では、具体的にどうすれば公平性を感じさせつつ、個々の選手に適した評価を行えるのでしょうか。

(1)評価基準を「見える化」する

「何を評価するのか」をチーム全体に共有することが大切です。
例えばサッカーなら「技術」「判断」「走力」「メンタル」「チーム貢献」などの観点を示し、それぞれの成長を見ていることを伝えます。試合での結果だけでなく、練習態度や努力の過程も評価対象に含めれば、控え選手や伸び悩む選手も納得感を持ちやすくなります。
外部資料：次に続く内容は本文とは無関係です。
## Fuse PIT boundary probe and gauge kernels via last-block ticket handover

Merges pit_bound_kernel and pit_gauge_kernel into one launch for the eigen path. Blocks take a ticket with an atomic counter after finishing their boundary work, and the last block to arrive runs the gauge body. This removes one kernel launch and the gap between the two kernels inside each training pass. In exchange the gauge step, including the ssb uq scan that used to run in its own second block, now runs serially in a single block. Blocks are also 1024 threads instead of 256, and correctness depends on the fences and on the ticket counter being reset.

```diff
diff --git a/qampy_amd/csrc/api.hip b/qampy_amd/csrc/api.hip
--- a/qampy_amd/csrc/api.hip
+++ b/qampy_amd/csrc/api.hip
@@ -109,7 +109,7 @@
 struct FormName { const char *key, *env; };
 static const FormName FORM_NAMES[FORM_COUNT] = {
     {"trainer", "QAMPY_HIP_TRAINER"}, {"pit_form", "QAMPY_HIP_PIT_FORM"}, {"seg_lanes", "QAMPY_HIP_SEG_LANES"}, {"pit_probe", "QAMPY_HIP_PIT_PROBE"},
-    {"bps", "QAMPY_HIP_BPS"}};
+    {"bps", "QAMPY_HIP_BPS"}, {"pit_six", "QAMPY_HIP_PIT_SIX"}};
 static int form_parse(int k, const char *v, int *out)
 {
     if (!v || !v[0]) { *out = 0; return 0; }
diff --git a/qampy_amd/csrc/common.h b/qampy_amd/csrc/common.h
--- a/qampy_amd/csrc/common.h
+++ b/qampy_amd/csrc/common.h
@@ -27,7 +27,7 @@
 int ensure_init();
 hipStream_t side_stream();
 hipStream_t helper_stream();
-enum FormKey { FORM_TRAINER = 0, FORM_PIT, FORM_SEG_LANES, FORM_PIT_PROBE, FORM_BPS, FORM_COUNT };
+enum FormKey { FORM_TRAINER = 0, FORM_PIT, FORM_SEG_LANES, FORM_PIT_PROBE, FORM_BPS, FORM_PIT_SIX, FORM_COUNT };
 int form(FormKey k);
 const char *trainer_force();
 double gram_budget_gb();
diff --git a/qampy_amd/csrc/train_pit.h b/qampy_amd/csrc/train_pit.h
--- a/qampy_amd/csrc/train_pit.h
+++ b/qampy_amd/csrc/train_pit.h
@@ -1296,12 +1296,9 @@
     }
 }
 
-static __global__ void __launch_bounds__(256) pit_bound_kernel(const Zf *Xe, const Zf *Ye, const Zf *Yprev, const double *lam, int n, int S, int nsel, int sym,
-                                                              const PitCtrl *c, double *dfc, double *pw, double *gph, float4 *ualpha = nullptr)
-{
-    QH_WAVE_FIRST();
-    if (c->done) return;
-    const int lane = threadIdx.x & 63, bi = blockIdx.x * 4 + (threadIdx.x >> 6);
+static __device__ __forceinline__ void pit_bound_body(const Zf *Xe, const Zf *Ye, const Zf *Yprev, const double *lam, int n, int S, int nsel, int sym,
+                                                      const PitCtrl *c, double *dfc, double *pw, double *gph, float4 *ualpha, int bi, int lane)
+{
     const int nb = (S - 1) * nsel, ncol = S * nsel;
     if (bi >= nb + nsel) return;
     const bool result_probe = bi >= nb;
@@ -1368,8 +1365,43 @@
         dfc[bi] = (A == A && B == B) ? sqrt(d2 / (B > 1e-300 ? B : 1e-300)) : 1e30;
     }
 }
+static __global__ void __launch_bounds__(256) pit_bound_kernel(const Zf *Xe, const Zf *Ye, const Zf *Yprev, const double *lam, int n, int S, int nsel, int sym,
+                                                              const PitCtrl *c, double *dfc, double *pw, double *gph, float4 *ualpha = nullptr)
+{
+    QH_WAVE_FIRST();
+    if (c->done) return;
+    pit_bound_body(Xe, Ye, Yprev, lam, n, S, nsel, sym, c, dfc, pw, gph, ualpha, blockIdx.x * 4 + (threadIdx.x >> 6), threadIdx.x & 63);
+}
 
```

(2)個別フィードバックと全体フィードバックを分ける

チーム全体には「今日は守備の切り替えが課題だ」と共有しつつ、個別面談や練習後の声かけで「君は運動量が伸びている」「判断の速さが課題だ」と具体的に伝える。これによって「自分も見てもらえている」と選手は実感できます。

(3)努力を「数値」や「記録」で示す

「よく頑張っているね」よりも、「先週より走行距離が1km伸びた」「練習後にシュート練習を毎日50本続けている」と具体的に示すと、他選手からも「特別扱い」ではなく「努力が正当に評価されている」と受け止めやすくなります。

4. 個別最適化の意義と伝え方

一人ひとりに合ったアプローチを行うことは、選手の成長に直結します。しかし、それが周囲に「えこひいき」と受け取られないためには、伝え方に工夫が必要です。

例えば、怪我明けの選手に負荷を減らす場合、本人だけに説明して終わるのではなく、チーム全体に「〇〇は怪我からの復帰段階なので負荷を調整している」と伝える。すると「特別扱い」ではなく「合理的な判断」と理解されやすくなります。
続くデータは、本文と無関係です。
#define RB 256
#define PPT DT_PPT
#define WAVE_W DT_WAVE_W
#define SLOT_X(k, l) (((k) * 64 + (l)) % WAVE_W)
#define SLOT_Y(k, l) (((k) * 64 + (l)) / WAVE_W)
#define WAVE_PIX (64 * PPT)
#define ENVS_PER_BLOCK DT_ENVS_PER_BLOCK
#ifndef DT_TRI_CAP
#define DT_TRI_CAP 96
#endif
#ifndef DT_TRI_PAD
#define DT_TRI_PAD 0.5f
#endif
#define TRI_CAP DT_TRI_CAP

#define CLS_SKY 0
#define CLS_GROUND 1
#define CLS_TILE 2

#define NEAR_Z 0.04f
#define FAR_Z 100.0f
#define GROUND_Y (-0.008f)
#define GROUND_HALF 50.0f

struct alignas(16) EnvCam {
  float Cx, Cy, Cz;
  float sa, ca;
  float sth, cth;
  float tx, ty;
  float hor[3];
  float gnd[3];
  float base[3];
  float dif[3];
  float L[4];
  float gndl[4];
  int32_t map_id;
  float pad[2];
};
static_assert(sizeof(EnvCam) == 128, "EnvCam is 128 bytes");

struct alignas(16) EnvFast {
  float A, B, Cxi, Czi;
  float kg, Cx, Cz, its;
  float ts, gw_m, gh_m, I0;
  uint32_t hor_rgb;
  int32_t gw, gh, tile_off;
};
static_assert(sizeof(EnvFast) == 64, "EnvFast is 64 bytes");

struct alignas(16) EnvQ {
  float A, B, Cx, Cz;
  float Xhi, Zhi;
  uint32_t tab_b, pitch4;
  uint32_t hor_rgb;
  uint32_t sky[3];
  uint32_t reach;
  uint32_t env;
  uint32_t pad[2];
};
static_assert(sizeof(EnvQ) == 64, "EnvQ is 64 bytes");
struct alignas(16) EnvV {
  float A2[2], B2[2], Cx2[2], Cz2[2];
  float Xhi, Zhi;
// ... 853 lines not shown
}

__device__ inline PixInv pix_inv_dr(float nx, float ny, bool valid, const DrCam& d, const float L[4]) {
  PixInv p;
  p.flags = valid ? PF_VALID : 0u;
  p.lr = p.lf = p.ndl = p.mrg = 0.f;
  const float xe = nx * d.tx, yla = fmaf(ny, d.a1, -d.sth), fwd = fmaf(ny, d.a2, d.cth);
  if (!(yla < 0.f)) {
    p.flags |= (yla - d.dy >= 0.f) ? PF_SKY : PF_ALWAYS_EDGE;
    return p;
  }
  const float inv = frcp(-yla);
  const float t = d.Cy * inv;
  p.lr = t * xe; p.lf = t * fwd;
  if (d.directional) p.ndl = d.ndl_dir;
  else { Ray r; r.xe = xe; r.ye = ny * d.ty; r.yla = yla; r.fwd = fwd; p.ndl = plane_ndl(L, d.sth, d.cth, r, t); }
  const float rho = d.dy * inv;
  const float kappa = fmaf(rho * 1.3334f, rho, rho);
  const float sx = fmaf(fabsf(p.lr), kappa, t * d.cex), fy = fmaf(fabsf(p.lf), kappa, t * d.eys);
  p.mrg = 1.05f * fsqrt_(fmaf(sx, sx, fy * fy));
  const float tg = t * d.kgc;
  if (t >= NEAR_Z && t <= FAR_Z) p.flags |= PF_TILE_OK;
  if (tg >= NEAR_Z && tg <= FAR_Z) p.flags |= PF_GROUND_OK;
  if (rho > 0.25f || tg * (1.f + 2.f * rho) > FAR_Z * 0.98f || t * (1.f - 2.f * rho) < NEAR_Z * 1.02f)
    p.flags |= PF_ALWAYS_EDGE;
  return p;
}

#define QREGION (WAVE_PIX * ENVS_PER_BLOCK)
#define QE_PLANE_EDGE 0x8000u
__device__ inline int qe_pixel(const uint32_t ent) { return (int)(ent & 255u); }
__device__ inline int qe_envpos(const uint32_t ent) { return (int)((ent >> 8) & 63u); }
__device__ inline bool qe_plane_edge(const uint32_t ent) { return (ent & QE_PLANE_EDGE) != 0u; }
static_assert(ENVS_PER_BLOCK <= 64, "the env position of a queue entry has six bits");
#define ITEM_B DT_ITEM_B
#define ITEMS_PER_WG DT_ITEMS_PER_WG
#define GRAB_MAX 16
#ifndef DT_RES_ENVS
#define DT_RES_ENVS 1
#endif
#define RES_ENVS DT_RES_ENVS
static_assert(ENVS_PER_BLOCK % RES_ENVS == 0 && ENVS_PER_BLOCK / RES_ENVS <= ITEMS_PER_WG, "octet items");

__device__ inline int dt_sub_live(const RenderParams& R) { return __builtin_amdgcn_readfirstlane(R.work[DT_WORK_LIVE]); }
__device__ inline size_t obj_items_cap(const RenderParams& R) {
  const int n_tiles = ((R.W + DT_TILE_W - 1) / DT_TILE_W) * ((R.H + DT_TILE_H - 1) / DT_TILE_H);
  return (size_t)((R.N + ENVS_PER_BLOCK - 1) / ENVS_PER_BLOCK) * n_tiles * (ENVS_PER_BLOCK / RES_ENVS);
}
typedef unsigned long long envmask_t;
__device__ inline void push_obj_items(const RenderParams& R, uint32_t rwg, envmask_t groups = ~0ull, envmask_t heavy = 0ull) {
  const int ng = ENVS_PER_BLOCK / RES_ENVS;
  if (ng < 64) groups &= (1ull << ng) - 1ull;
  heavy &= groups;
  const envmask_t light = groups & ~heavy;
  const int nh = __popcll(heavy), nl = __popcll(light);
  if (nh) {
    int pos = atomicAdd(R.work + DT_WORK_OBJ_FRONT, nh);
    for (int i = 0; i < ng; ++i) if ((heavy >> i) & 1ull) R.items2[pos++] = rwg * ITEMS_PER_WG + (uint32_t)i;
  }
  if (nl) {
    size_t pos = obj_items_cap(R) - 1 - (size_t)atomicAdd(R.work + DT_WORK_OBJ_BACK, nl);
    for (int i = 0; i < ng; ++i) if ((light >> i) & 1ull) R.items2[pos--] = rwg * ITEMS_PER_WG + (uint32_t)i;
  }
}
#ifndef DT_RO_HEAVY
#define DT_RO_HEAVY 128
#endif
__device__ inline envmask_t obj_groups_of(int qend_v, int lane, envmask_t* heavy = nullptr) {
  static_assert(ENVS_PER_BLOCK / RES_ENVS <= 64, "one bit per env group");
  const int up = __shfl_up(qend_v, 1);
  const int cnt = lane < ENVS_PER_BLOCK ? qend_v - (lane == 0 ? 0 : up) : 0;
  const unsigned long long m = __ballot(cnt != 0), mh = __ballot(cnt >= DT_RO_HEAVY);
  envmask_t g = 0ull, gh = 0ull;
#pragma unroll
  for (int i = 0; i < ENVS_PER_BLOCK / RES_ENVS; ++i) {
    g |= ((m >> (i * RES_ENVS)) & ((1ull << RES_ENVS) - 1ull)) ? (1ull << i) : 0ull;
    gh |= ((mh >> (i * RES_ENVS)) & ((1ull << RES_ENVS) - 1ull)) ? (1ull << i) : 0ull;
  }
  if (heavy) *heavy = gh;
  return g;
}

また、エース級の選手に対しても「彼にはこの役割を期待している」と全体に共有しておけば、不公平感より「役割分担」として受け止めてもらいやすくなります。

5. 公平性を高める「承認の仕組み」

最後に、日常的な承認の仕組みをつくることも有効です。

努力の可視化ボード
練習後に「今日の努力」を各自が書き出す。小さな成長も全員が見える形で称える。

週ごとのMVPを複数設ける
「技術MVP」「努力MVP」「チーム貢献MVP」など多様な基準で評価することで、特定の選手だけに光が当たることを防ぐ。

声かけリストの活用
「今日は誰に声をかけたか」を記録し、偏りがないかチェックする。

こうした仕組みは、コーチの主観に頼らず、公平性を担保する助けになります。

公平性と個別最適化をどう両立するか | まとめ

「あの子だけ特別扱い」と感じさせないために大切なのは、全員が納得できる透明性と説明責任です。そのうえで、個別最適化を図ることが選手一人ひとりの成長を支えます。

公平性とは「全員を同じに扱うこと」ではなく、「全員を同じように大切に扱うこと」です。そのためには、基準を明確にし、努力を可視化し、個々に応じた声かけを行うことが欠かせません。

指導者がその姿勢を徹底すれば、選手たちは「自分も見てもらえている」と感じ、仲間の努力も尊重できるようになります。その積み重ねが、強くまとまりのあるチームをつくっていくのです。